De esta manera Rocco se convirtió no en el amo sino en el protector de sus desprovistos amigos humanos.
Con ese aire de superioridad y con su “tumbao” disfrutó alegre su vida.
Me acompañaba por semanas en mi finca, seguía al Maestro por sus senderos de serpientes y fantasía, escoltaba a su bella hija Cristina en sus baños de sol en el Desbaratado cuidándole celosamente, seguía al ingeniero y le sostenía el decámetro en sus mediciones, hasta se le apareció un día con una bolsa con una lata de atún y unos plátanos birlados a algún despistado bañista, suponiendo que había escasez.
Concluyendo: Rocco era un perro único. En sus cortos cuatro años de vida, experimento todas las vivencias, todas las alegrías y todos los sufrimientos. Hoy doy gracias por no haberle truncado esa existencia.

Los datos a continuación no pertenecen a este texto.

+  float* dls = lss + MAXR;
+  stamp_part(0, 0);
+  const int bh = xcd_id(blockIdx.x, gridDim.x), b = bh / a.H, h = bh % a.H;
+  const int tid = threadIdx.x, l = tid & 63, c = l & 31, hh = l >> 5;
+  const int w = __builtin_amdgcn_readfirstlane(tid >> 6);
+  const char* Kw = Ks + w * 4096;
+  const int kb0 = w * 32, key = kb0 + c;
+  const bf16* Qg = (const bf16*)a.q + (int64_t)b * a.Lq * a.ldq + h * DH;
+  const bf16* dOg = (const bf16*)a.dout + (int64_t)b * a.Lq * a.lddo + h * DH;
+  const bf16* Og = (const bf16*)a.o + (int64_t)b * a.Lq * a.ldo + h * DH;
+  const bf16* Kg = (const bf16*)a.k + ((int64_t)b * a.Lk + kb0) * a.ldk + h * DH;
+  const bf16* V = (const bf16*)a.v + (int64_t)b * a.Lk * a.ldv + h * DH;
+  if (kb0 < a.Lk) {
+#pragma unroll
+    for (int i = 0; i < 4; ++i) dma_piece(Kg, a.ldk, min(32, a.Lk - kb0), Ks + w * 4096, i, l);
+  }
+  const uint32_t vq = round_voff(a.ldq, w, l), vdo = round_voff(a.lddo, w, l);
+  dma_round(Qg, a.ldq, a.Lq, smem, 0, vq, w);
+  dma_round(dOg, a.lddo, a.Lq, smem + RIMG, 0, vdo, w);
+  if (w < 6) dma4(rsrc(a.lse + (int64_t)bh * a.Lq, (uint32_t)(a.Lq * 4)), (uint32_t)((64 * w + l) * 4), (char*)(lss + 64 * w));
+  const int qi = kb0 + c;
+  const bool qok = qi < a.Lq;
+  bf16x8 vf[4];
+  float dsum = 0.f;
+  {
+    bf16x8 of[4], ov[4];
+#pragma unroll
+    for (int s = 0; s < 4; ++s) {
+      vf[s] = ldrow_sel(V, a.ldv, key, a.Lk, s * 16 + 8 * hh);
+      of[s] = ldrow_sel(dOg, a.lddo, qi, a.Lq, s * 16 + 8 * hh);
+      ov[s] = ldrow_sel(Og, a.ldo, qi, a.Lq, s * 16 + 8 * hh);
+    }
+#pragma unroll
+    for (int s = 0; s < 4; ++s) asm volatile("" ::"v"(vf[s]), "v"(of[s]), "v"(ov[s]));
+    vmwait<0>();
+#pragma unroll
+    for (int s = 0; s < 4; ++s)
+#pragma unroll
+      for (int j = 0; j < 8; ++j) dsum = fmaf((float)of[s][j], (float)ov[s][j], dsum);
+  }
+  dsum = xor32_sum(dsum);
+  if (hh == 0) {
+    if (qok) a.delta[(int64_t)bh * a.Lq + qi] = dsum;
+    dls[qi] = qok ? dsum : 0.f;
+  }
+  dma_round(Qg, a.ldq, a.Lq, smem + SLOTB, 1, vq, w);
+  dma_round(dOg, a.lddo, a.Lq, smem + SLOTB + RIMG, 1, vdo, w);
+  round_barrier();
+  if (tid < MAXR) lss[tid] *= LOG2E;
+  const int klen = a.klen ? min(a.klen[b], a.Lk) : a.Lk;
+  const bool active = kb0 < klen, kok = key < klen;
+  const int nkb = (klen + 31) >> 5;
+  const float sl2 = a.scale * LOG2E;
+  const AttnDrop drop(a.drop_p, a.seed, a.B, a.H, a.Lq, a.Lk);
+  const float dscale = DM ? drop.scale : 1.f;
+  const uint32_t nG = DM == 1 ? drop.npair * GOLD : 0u;
+  const uint32_t keyG = DM == 1 ? ((uint32_t)bh * (uint32_t)a.Lq * drop.npair + (uint32_t)(min(key, a.Lk - 1) >> 1)) * GOLD : 0u;
+  const bool odd = c & 1;
+  const uint64_t* mp = DM == 2 ? a.mq + ((int64_t)bh * a.mnqb * a.mnkb + w) * 16 + ((c & 3) + 4 * (c >> 3)) : nullptr;
+  const int mstride = a.mnkb * 16;
+  const bool mhi = (c >> 2) & 1;
+  const int nt = (a.Lq + 31) >> 5;
+  FragOff fo;
+  fo.init(l);
+  char* Xw = smem + F_X + w * XTILE;
+  const uint32_t xw = xoff(c, hh);
+  OutT* DQ = dq + (int64_t)b * a.Lq * lddq + h * DH;
+  f32x16 dv0, dv1, dk0, dk1;
+  zacc(dv0); zacc(dv1); zacc(dk0); zacc(dk1);
+  round_barrier();
+  stamp_part(1, 0);
+#pragma unroll
+  for (int t = 0; t < MAXR / 32; ++t) {
+    const int r = t / 3, u = t % 3, qt0 = t * 32;
+    const char* Qs = smem + (r & 1) * SLOTB;
+    const char* dOs = Qs + RIMG;
+    if (active && t < nt) {
+      uint32_t mbits = 0;
+      if (DM == 2) {
+        const uint64_t m64 = mp[(int64_t)t * mstride];
+        mbits = (mhi ? (uint32_t)(m64 >> 32) : (uint32_t)m64) >> (4 * hh);
+      }
+      const char* Qt = Qs + u * 4096;
+      const char* dOt = dOs + u * 4096;
+      f32x16 sc, dp;
+      zacc(sc); zacc(dp);
+      uint32_t kz = 0;
+      asm volatile("" : "+v"(kz));
+      const char* Kt = Kw + kz;
+#pragma unroll
+      for (int s = 0; s < 4; ++s) {
+        sc = mfma32(ldA(Qt, fo.row[s]), ldA(Kt, fo.row[s]), sc);
+        dp = mfma32(ldA(dOt, fo.row[s]), vf[s], dp);
+      }
+      if (!(kb0 + 32 <= klen && qt0 + 32 <= a.Lq)) {
+#pragma unroll
+        for (int e = 0; e < 16; ++e) sc[e] = kok & (qt0 + qrow(e, hh) < a.Lq) ? sc[e] : -INFINITY;
+      }
+      const uint32_t tG = keyG + (uint32_t)(qt0 + 4 * hh) * nG;
+#pragma unroll
+      for (int i = 0; i < 4; ++i) {
+        const f32x4 ls = *(const f32x4*)&lss[qt0 + 8 * i + 4 * hh];
+        const f32x4 ds = *(const f32x4*)&dls[qt0 + 8 * i + 4 * hh];
+        bool kb[4] = {true, true, true, true};
+        if (DM == 1) {
+#pragma unroll
+          for (int u2 = 0; u2 < 2; ++u2) {
+            const uint32_t mine = hashG(tG + (uint32_t)(8 * i + (odd ? 2 : 0) + u2) * nG, drop.pre);
+            const uint32_t other = __shfl_xor(mine, 1, 64);
+            const uint32_t h0 = odd ? other : mine, h1 = odd ? mine : other;
+            kb[u2] = (odd ? (h0 >> 16) : (h0 & 0xFFFFu)) >= drop.thr;
+            kb[u2 + 2] = (odd ? (h1 >> 16) : (h1 & 0xFFFFu)) >= drop.thr;
+          }
+        }
+#pragma unroll
+        for (int e = 0; e < 4; ++e) {
+          const int r4 = 4 * i + e;
+          const float p = fexp2(fmaf(sc[r4], sl2, -ls[e]));
+          if (DM == 2) {
+            const bool kp = (mbits >> ((r4 & 3) + 8 * (r4 >> 2))) & 1u;
+            sc[r4] = kp ? p : 0.f;
+            dp[r4] = p * fmaf(kp ? dp[r4] : 0.f, dscale, -ds[e]);
+          } else {
+            sc[r4] = kb[e] ? p : 0.f;
+            dp[r4] = p * fmaf(kb[e] ? dp[r4] : 0.f, dscale, -ds[e]);
+          }
+        }
+      }
+      const bf16x8 pa = accb(sc, 0), pb = accb(sc, 1), sa = accb(dp, 0), sb = accb(dp, 1);
+      char* Xt = Xw + (t & 1) * XBUF;
+      *(bf16x4*)(Xt + xw) = __builtin_shufflevector(sa, sa, 0, 1, 2, 3);
+      *(bf16x4*)(Xt + (xw ^ 16u)) = __builtin_shufflevector(sa, sa, 4, 5, 6, 7);
+      *(bf16x4*)(Xt + (xw ^ 32u)) = __builtin_shufflevector(sb, sb, 0, 1, 2, 3);
+      *(bf16x4*)(Xt + (xw ^ 48u)) = __builtin_shufflevector(sb, sb, 4, 5, 6, 7);
+      dv0 = mfma32(ldT(dOs, 32 * u, fo, 0), pa, dv0);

Pero hace pocos días Rocco esperando a la vecina en el paradero del bus, vio que no llegaba y esperaba y esperaba. Cuando llegó el último bus, atravesó la avenida Centenario, sin percatarse que tres borrachos confundieron la avenida con una pista de carreras para sus infernales motos y el más ebrio de todos lo atropelló caundsandole la muerte fulminantemente. El bruto motociclista rodó y rodó quedando con fracturas y contusiones varias que le dejaron cicatrices que lo harán reflexionar por el resto de su vida. La moto quedo inservible afortunadamente.
Una lúgubre paz ronda por la casa del ingeniero, es otra sin la vitalidad de Rocco. Pero pronto un cachorro suyo con la perra mona nos dará la alegría de su presencia.
Finalizando: ese Rocco sí que era un verdadero perro.